- What to do
Repeat the entries exactly. Leave nothing out.

- Data under study
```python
EXPORTS = {
    "nb_version": (C.c_int, []),
    "nb_last_error": (C.c_char_p, []),
    "nb_egno_param_count": (C.c_int64, [C.POINTER(NbEgnoConfig)]),
    "nb_segno_param_count": (C.c_int64, [C.POINTER(NbSegnoConfig)]),
    "nb_egno_saved_floats": (C.c_int64, [C.POINTER(NbEgnoConfig)]),
    "nb_egno_workspace_floats": (C.c_int64, [C.POINTER(NbEgnoConfig), C.c_int]),
    "nb_segno_saved_floats": (C.c_int64, [C.POINTER(NbSegnoConfig)]),
    "nb_segno_workspace_floats": (C.c_int64, [C.POINTER(NbSegnoConfig), C.c_int]),
    "nb_egno_forward": (C.c_int, [C.POINTER(NbEgnoConfig)] + [c_f] * 14),
    "nb_egno_backward": (C.c_int, [C.POINTER(NbEgnoConfig)] + [c_f] * 15),
    "nb_segno_forward": (C.c_int, [C.POINTER(NbSegnoConfig)] + [c_f] * 11),
    "nb_segno_backward": (C.c_int, [C.POINTER(NbSegnoConfig)] + [c_f] * 13),
    "nb_segno_embed_forward": (C.c_int, [C.POINTER(NbSegnoConfig), c_f, C.c_int64, c_f, c_f, c_f]),
    "nb_segno_embed_backward_workspace_floats": (C.c_int64, [C.POINTER(NbSegnoConfig), C.c_int64]),
    "nb_segno_embed_backward": (C.c_int, [C.POINTER(NbSegnoConfig), C.c_int64] + [c_f] * 5),
    "nb_segno_merge_forward": (C.c_int, [C.c_int32, C.c_int64, C.c_int32, C.c_int32] + [c_f] * 12),
    "nb_segno_merge_backward_workspace_floats": (C.c_int64, [C.c_int64]),
    "nb_segno_merge_backward": (C.c_int, [C.c_int32, C.c_int64, C.c_int32, C.c_int32] + [c_f] * 18 + [C.c_int32, c_f, c_f]),
    "nb_accumulate": (C.c_int, [C.c_int64, c_f, c_f, c_f]),
    "nb_check_canonical_edges": (C.c_int, [c_f, c_f, C.c_int64, C.c_int32, C.c_int32, c_f, c_f]),
    "nb_egcl_edge_forward": (C.c_int, [C.c_int32] * 5 + [c_f] * 5 + [C.c_int32] * 3 + [c_f] * 9),
    "nb_egcl_edge_backward_workspace_floats": (C.c_int64, [C.c_int32, C.c_int32]),
    "nb_egcl_edge_backward": (C.c_int, [C.c_int32] * 5 + [c_f] * 5 + [C.c_int32] * 3 + [c_f] * 14),
    "nb_nbody_features": (C.c_int, [C.c_int32] * 3 + [c_f] * 8),
    "nb_nbody_energy": (C.c_int, [C.c_int32] * 4 + [C.c_float] + [c_f] * 5),
    "nb_sim_charged": (C.c_int, [C.c_int32] * 4 + [C.c_double] * 4 + [c_f] * 6),
    "nb_sim_gravity": (C.c_int, [C.c_int32] * 4 + [C.c_double] * 3 + [c_f] * 7),
    "nb_traj_mse_workspace_floats": (C.c_int64, [C.c_int32]),
    "nb_traj_mse": (C.c_int, [C.c_int32, C.c_int64, C.c_int32, C.c_int32] + [c_f] * 7),
    "nb_adam_step": (C.c_int, [C.c_int64] + [c_f] * 5 + [C.c_int32] + [C.c_double] * 6 + [c_f]),
    "nb_adam_step_peers": (C.c_int, [C.c_int64, c_f, C.POINTER(C.c_void_p), C.c_int32] + [c_f] * 3 + [C.c_int32] + [C.c_double] * 6 + [c_f]),
    "nb_launch_count": (C.c_longlong, []),
    "nb_profile_enable": (C.c_int, [C.c_int]),
    "nb_profile_read": (C.c_int, [C.POINTER(C.c_double), C.POINTER(C.c_longlong)]),
    "nb_set_edge_impl": (C.c_int, [C.c_int]),
    "nb_set_node_impl": (C.c_int, [C.c_int]),
    "nb_get_node_impl": (C.c_int, []),
    "nb_set_node_fused": (C.c_int, [C.c_int]),
    "nb_get_node_fused": (C.c_int, []),
    "nb_set_segno_fused": (C.c_int, [C.c_int]),
    "nb_get_segno_fused": (C.c_int, []),
    "nb_get_edge_impl": (C.c_int, []),
    "nb_tc_selftest": (C.c_int, [C.c_int32, c_f, c_f, c_f, c_f]),
    "nb_silu_selftest": (C.c_int, [C.c_int64, c_f, c_f, c_f, c_f]),
}


def declare(lib: C.CDLL) -> C.CDLL:
    for name, (res, args) in EXPORTS.items():
        fn = getattr(lib, name)
        fn.restype = res
        fn.argtypes = args
    return lib
```

no-node-comparison_b200/csrc/nb_edge_sel.cuh:

```cuda
#pragma once
#ifndef NB_EMU
#include "nb_edge.cuh"
#include "nb_tc.cuh"
#include "nb_edge_tc.cuh"

#define NB_SEL_MAX_GN 27
#define NB_SEL_XC0 54
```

- Result of this exercise
```python
EXPORTS = {
    "nb_version": (C.c_int, []),
    "nb_last_error": (C.c_char_p, []),
    "nb_egno_param_count": (C.c_int64, [C.POINTER(NbEgnoConfig)]),
    "nb_segno_param_count": (C.c_int64, [C.POINTER(NbSegnoConfig)]),
    "nb_egno_saved_floats": (C.c_int64, [C.POINTER(NbEgnoConfig)]),
    "nb_egno_workspace_floats": (C.c_int64, [C.POINTER(NbEgnoConfig), C.c_int]),
    "nb_segno_saved_floats": (C.c_int64, [C.POINTER(NbSegnoConfig)]),
    "nb_segno_workspace_floats": (C.c_int64, [C.POINTER(NbSegnoConfig), C.c_int]),
    "nb_egno_forward": (C.c_int, [C.POINTER(NbEgnoConfig)] + [c_f] * 14),
    "nb_egno_backward": (C.c_int, [C.POINTER(NbEgnoConfig)] + [c_f] * 15),
    "nb_segno_forward": (C.c_int, [C.POINTER(NbSegnoConfig)] + [c_f] * 11),
    "nb_segno_backward": (C.c_int, [C.POINTER(NbSegnoConfig)] + [c_f] * 13),
    "nb_segno_embed_forward": (C.c_int, [C.POINTER(NbSegnoConfig), c_f, C.c_int64, c_f, c_f, c_f]),
    "nb_segno_embed_backward_workspace_floats": (C.c_int64, [C.POINTER(NbSegnoConfig), C.c_int64]),
    "nb_segno_embed_backward": (C.c_int, [C.POINTER(NbSegnoConfig), C.c_int64] + [c_f] * 5),
    "nb_segno_merge_forward": (C.c_int, [C.c_int32, C.c_int64, C.c_int32, C.c_int32] + [c_f] * 12),
    "nb_segno_merge_backward_workspace_floats": (C.c_int64, [C.c_int64]),
    "nb_segno_merge_backward": (C.c_int, [C.c_int32, C.c_int64, C.c_int32, C.c_int32] + [c_f] * 18 + [C.c_int32, c_f, c_f]),
    "nb_accumulate": (C.c_int, [C.c_int64, c_f, c_f, c_f]),
    "nb_check_canonical_edges": (C.c_int, [c_f, c_f, C.c_int64, C.c_int32, C.c_int32, c_f, c_f]),
    "nb_egcl_edge_forward": (C.c_int, [C.c_int32] * 5 + [c_f] * 5 + [C.c_int32] * 3 + [c_f] * 9),
    "nb_egcl_edge_backward_workspace_floats": (C.c_int64, [C.c_int32, C.c_int32]),
    "nb_egcl_edge_backward": (C.c_int, [C.c_int32] * 5 + [c_f] * 5 + [C.c_int32] * 3 + [c_f] * 14),
    "nb_nbody_features": (C.c_int, [C.c_int32] * 3 + [c_f] * 8),
    "nb_nbody_energy": (C.c_int, [C.c_int32] * 4 + [C.c_float] + [c_f] * 5),
    "nb_sim_charged": (C.c_int, [C.c_int32] * 4 + [C.c_double] * 4 + [c_f] * 6),
    "nb_sim_gravity": (C.c_int, [C.c_int32] * 4 + [C.c_double] * 3 + [c_f] * 7),
    "nb_traj_mse_workspace_floats": (C.c_int64, [C.c_int32]),
    "nb_traj_mse": (C.c_int, [C.c_int32, C.c_int64, C.c_int32, C.c_int32] + [c_f] * 7),
    "nb_adam_step": (C.c_int, [C.c_int64] + [c_f] * 5 + [C.c_int32] + [C.c_double] * 6 + [c_f]),
    "nb_adam_step_peers": (C.c_int, [C.c_int64, c_f, C.POINTER(C.c_void_p), C.c_int32] + [c_f] * 3 + [C.c_int32] + [C.c_double] * 6 + [c_f]),
    "nb_launch_count": (C.c_longlong, []),
    "nb_profile_enable": (C.c_int, [C.c_int]),
    "nb_profile_read": (C.c_int, [C.POINTER(C.c_double), C.POINTER(C.c_longlong)]),
    "nb_set_edge_impl": (C.c_int, [C.c_int]),
    "nb_set_node_impl": (C.c_int, [C.c_int]),
    "nb_get_node_impl": (C.c_int, []),
    "nb_set_node_fused": (C.c_int, [C.c_int]),
    "nb_get_node_fused": (C.c_int, []),
    "nb_set_segno_fused": (C.c_int, [C.c_int]),
    "nb_get_segno_fused": (C.c_int, []),
    "nb_get_edge_impl": (C.c_int, []),
    "nb_tc_selftest": (C.c_int, [C.c_int32, c_f, c_f, c_f, c_f]),
    "nb_silu_selftest": (C.c_int, [C.c_int64, c_f, c_f, c_f, c_f]),
}


def declare(lib: C.CDLL) -> C.CDLL:
    for name, (res, args) in EXPORTS.items():
        fn = getattr(lib, name)
        fn.restype = res
        fn.argtypes = args
    return lib
```

no-node-comparison_b200/csrc/nb_edge_sel.cuh:

```cuda
#pragma once
#ifndef NB_EMU
#include "nb_edge.cuh"
#include "nb_tc.cuh"
#include "nb_edge_tc.cuh"

#define NB_SEL_MAX_GN 27
#define NB_SEL_XC0 54
```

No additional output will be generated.